--- The data ---

extern "C" int pg_vit_forward_hidden(pg_vit* h, const void* pixels, int pix_dtype, int n_images, float* emb_out,
                                     float* hidden_out, void* workspace, size_t workspace_bytes, void* stream) {
    if (!h) { pg_set_error("vit_forward: null handle"); return PG_EINVAL; }
    if (!h->finalized) { pg_set_error("vit_forward: handle not finalized"); return PG_ESTATE; }
    if (n_images < 0) { pg_set_error("vit_forward: n_images = %d", n_images); return PG_EINVAL; }
    if (n_images == 0) return PG_OK;
    if (!pixels || !emb_out || !workspace) { pg_set_error("vit_forward: null argument"); return PG_EINVAL; }
    if (pix_dtype != PG_DTYPE_F32 && pix_dtype != PG_DTYPE_BF16 && pix_dtype != PG_DTYPE_F16) { pg_set_error("vit_forward: bad pixel dtype"); return PG_EINVAL; }
    size_t needb = 0;
    pg_vit_workspace_bytes(h, n_images, &needb);
    if (workspace_bytes < needb) { pg_set_error("vit_forward: workspace %zu < required %zu bytes", workspace_bytes, needb); return PG_ENOMEM; }
    if (((uintptr_t)workspace & 255) != 0) { pg_set_error("vit_forward: workspace must be 256-byte aligned"); return PG_EINVAL; }
    hipStream_t s = (hipStream_t)stream;
    const size_t esz = pix_dtype == PG_DTYPE_F32 ? 4 : 2;
    const size_t img_elems = (size_t)3 * VIT_IMG * VIT_IMG;
    auto run_range = [&](int first, int last, char* ws, hipStream_t st) -> int {
        for (int s0 = first; s0 < last; s0 += h->cfg.max_chunk) {
            const int n = (last - s0) < h->cfg.max_chunk ? (last - s0) : h->cfg.max_chunk;
            RC(vit_forward_chunk(h, (const char*)pixels + (size_t)s0 * img_elems * esz, pix_dtype, n,
                                 emb_out + (size_t)s0 * VIT_HIDDEN,
                                 hidden_out ? hidden_out + (size_t)s0 * VIT_TOKENS * VIT_HIDDEN : nullptr, ws, st));
        }
        return PG_OK;
    };
    const int parts = split_parts(h, n_images);
    if (parts > 1) {
        const int per = (n_images + parts - 1) / parts;
        const size_t wsp = needb / parts;
        PG_HIP(hipEventRecord(h->ev_fork, s));
        for (int i = 0; i + 1 < parts; ++i) PG_HIP(hipStreamWaitEvent(h->sx[i], h->ev_fork, 0));
// ... 319 lines not shown
                                       int64_t ldc, void* x16, int64_t ldx, float* statpart, int M, int N, int K, int variant,
                                       void* stream) {
    if (!A || !W || !X || !x16 || !statpart) { pg_set_error("op_gemm16_resid_stat: null argument"); return PG_EINVAL; }
    PgGemmExtra ex; ex.x16 = x16; ex.ldx = ldx; ex.statpart = statpart;
    return pg_gemm_launch(dtype, A, lda, W, ldw, bias, X, ldc, M, N, K, EPI_RESID_STAT, 1.f, 0, nullptr, variant ? variant : PG_GEMM_V_PP,
                          (hipStream_t)stream, &ex);
}
extern "C" int pg_op_gemm16_ln(int dtype, const void* A, int64_t lda, const void* W, int64_t ldw, const float* bias,
                               const float* colsum, const float* rowstat, void* out, int64_t ldc, int M, int N, int K, int epi,
                               float qscale, int qcols, int variant, void* stream) {
    if (!A || !W || !out || !colsum || !rowstat) { pg_set_error("op_gemm16_ln: null argument"); return PG_EINVAL; }
    if (epi != EPI_QKV_LN && epi != EPI_GELU_LN) { pg_set_error("op_gemm16_ln: epi must be 6 or 7"); return PG_EINVAL; }
    PgGemmExtra ex; ex.colsum = colsum; ex.rowstat = rowstat;
    return pg_gemm_launch(dtype, A, lda, W, ldw, bias, out, ldc, M, N, K, epi, qscale, qcols, nullptr, variant ? variant : PG_GEMM_V_PP,
                          (hipStream_t)stream, &ex);
}
extern "C" int pg_op_layernorm(const float* x, const float* gamma, const float* beta, void* y, int out_dtype,
                               int64_t rows, float eps, void* stream) {
    if (!x || !gamma || !beta || !y) { pg_set_error("op_layernorm: null argument"); return PG_EINVAL; }
    return pg_layernorm_launch(x, gamma, beta, y, out_dtype, rows, eps, (hipStream_t)stream);
}
extern "C" int pg_op_attention(int dtype, const void* qkv, void* out, int n_images, void* stream) {
    if (!qkv || !out) { pg_set_error("op_attention: null argument"); return PG_EINVAL; }
    return pg_attention_launch(dtype, qkv, out, n_images, (hipStream_t)stream);
}
extern "C" int pg_op_im2col(const void* pixels, int pix_dtype, void* out, int out_dtype, int n_images, void* stream) {
    if (!pixels || !out) { pg_set_error("op_im2col: null argument"); return PG_EINVAL; }
    return pg_im2col_launch(pixels, pix_dtype, out, out_dtype, n_images, (hipStream_t)stream);
}
extern "C" int pg_op_token_mean(const float* x, float* out, int n_images, void* stream) {
    if (!x || !out) { pg_set_error("op_token_mean: null argument"); return PG_EINVAL; }
    return pg_token_mean_launch(x, out, n_images, (hipStream_t)stream);
}
extern "C" int pg_op_cast_f32(const float* x, void* y, int out_dtype, int64_t n, void* stream) {
    if (!x || !y) { pg_set_error("op_cast_f32: null argument"); return PG_EINVAL; }
    return pg_cast_f32_launch(x, y, out_dtype, n, (hipStream_t)stream);
}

---

- **Your task**: Give an exact copy of all the material above.

- **Solution to this exercise**:
extern "C" int pg_vit_forward_hidden(pg_vit* h, const void* pixels, int pix_dtype, int n_images, float* emb_out,
                                     float* hidden_out, void* workspace, size_t workspace_bytes, void* stream) {
    if (!h) { pg_set_error("vit_forward: null handle"); return PG_EINVAL; }
    if (!h->finalized) { pg_set_error("vit_forward: handle not finalized"); return PG_ESTATE; }
    if (n_images < 0) { pg_set_error("vit_forward: n_images = %d", n_images); return PG_EINVAL; }
    if (n_images == 0) return PG_OK;
    if (!pixels || !emb_out || !workspace) { pg_set_error("vit_forward: null argument"); return PG_EINVAL; }
    if (pix_dtype != PG_DTYPE_F32 && pix_dtype != PG_DTYPE_BF16 && pix_dtype != PG_DTYPE_F16) { pg_set_error("vit_forward: bad pixel dtype"); return PG_EINVAL; }
    size_t needb = 0;
    pg_vit_workspace_bytes(h, n_images, &needb);
    if (workspace_bytes < needb) { pg_set_error("vit_forward: workspace %zu < required %zu bytes", workspace_bytes, needb); return PG_ENOMEM; }
    if (((uintptr_t)workspace & 255) != 0) { pg_set_error("vit_forward: workspace must be 256-byte aligned"); return PG_EINVAL; }
    hipStream_t s = (hipStream_t)stream;
    const size_t esz = pix_dtype == PG_DTYPE_F32 ? 4 : 2;
    const size_t img_elems = (size_t)3 * VIT_IMG * VIT_IMG;
    auto run_range = [&](int first, int last, char* ws, hipStream_t st) -> int {
        for (int s0 = first; s0 < last; s0 += h->cfg.max_chunk) {
            const int n = (last - s0) < h->cfg.max_chunk ? (last - s0) : h->cfg.max_chunk;
            RC(vit_forward_chunk(h, (const char*)pixels + (size_t)s0 * img_elems * esz, pix_dtype, n,
                                 emb_out + (size_t)s0 * VIT_HIDDEN,
                                 hidden_out ? hidden_out + (size_t)s0 * VIT_TOKENS * VIT_HIDDEN : nullptr, ws, st));
        }
        return PG_OK;
    };
    const int parts = split_parts(h, n_images);
    if (parts > 1) {
        const int per = (n_images + parts - 1) / parts;
        const size_t wsp = needb / parts;
        PG_HIP(hipEventRecord(h->ev_fork, s));
        for (int i = 0; i + 1 < parts; ++i) PG_HIP(hipStreamWaitEvent(h->sx[i], h->ev_fork, 0));
// ... 319 lines not shown
                                       int64_t ldc, void* x16, int64_t ldx, float* statpart, int M, int N, int K, int variant,
                                       void* stream) {
    if (!A || !W || !X || !x16 || !statpart) { pg_set_error("op_gemm16_resid_stat: null argument"); return PG_EINVAL; }
    PgGemmExtra ex; ex.x16 = x16; ex.ldx = ldx; ex.statpart = statpart;
    return pg_gemm_launch(dtype, A, lda, W, ldw, bias, X, ldc, M, N, K, EPI_RESID_STAT, 1.f, 0, nullptr, variant ? variant : PG_GEMM_V_PP,
                          (hipStream_t)stream, &ex);
}
extern "C" int pg_op_gemm16_ln(int dtype, const void* A, int64_t lda, const void* W, int64_t ldw, const float* bias,
                               const float* colsum, const float* rowstat, void* out, int64_t ldc, int M, int N, int K, int epi,
                               float qscale, int qcols, int variant, void* stream) {
    if (!A || !W || !out || !colsum || !rowstat) { pg_set_error("op_gemm16_ln: null argument"); return PG_EINVAL; }
    if (epi != EPI_QKV_LN && epi != EPI_GELU_LN) { pg_set_error("op_gemm16_ln: epi must be 6 or 7"); return PG_EINVAL; }
    PgGemmExtra ex; ex.colsum = colsum; ex.rowstat = rowstat;
    return pg_gemm_launch(dtype, A, lda, W, ldw, bias, out, ldc, M, N, K, epi, qscale, qcols, nullptr, variant ? variant : PG_GEMM_V_PP,
                          (hipStream_t)stream, &ex);
}
extern "C" int pg_op_layernorm(const float* x, const float* gamma, const float* beta, void* y, int out_dtype,
                               int64_t rows, float eps, void* stream) {
    if (!x || !gamma || !beta || !y) { pg_set_error("op_layernorm: null argument"); return PG_EINVAL; }
    return pg_layernorm_launch(x, gamma, beta, y, out_dtype, rows, eps, (hipStream_t)stream);
}
extern "C" int pg_op_attention(int dtype, const void* qkv, void* out, int n_images, void* stream) {
    if (!qkv || !out) { pg_set_error("op_attention: null argument"); return PG_EINVAL; }
    return pg_attention_launch(dtype, qkv, out, n_images, (hipStream_t)stream);
}
extern "C" int pg_op_im2col(const void* pixels, int pix_dtype, void* out, int out_dtype, int n_images, void* stream) {
    if (!pixels || !out) { pg_set_error("op_im2col: null argument"); return PG_EINVAL; }
    return pg_im2col_launch(pixels, pix_dtype, out, out_dtype, n_images, (hipStream_t)stream);
}
extern "C" int pg_op_token_mean(const float* x, float* out, int n_images, void* stream) {
    if (!x || !out) { pg_set_error("op_token_mean: null argument"); return PG_EINVAL; }
    return pg_token_mean_launch(x, out, n_images, (hipStream_t)stream);
}
extern "C" int pg_op_cast_f32(const float* x, void* y, int out_dtype, int64_t n, void* stream) {
    if (!x || !y) { pg_set_error("op_cast_f32: null argument"); return PG_EINVAL; }
    return pg_cast_f32_launch(x, y, out_dtype, n, (hipStream_t)stream);
}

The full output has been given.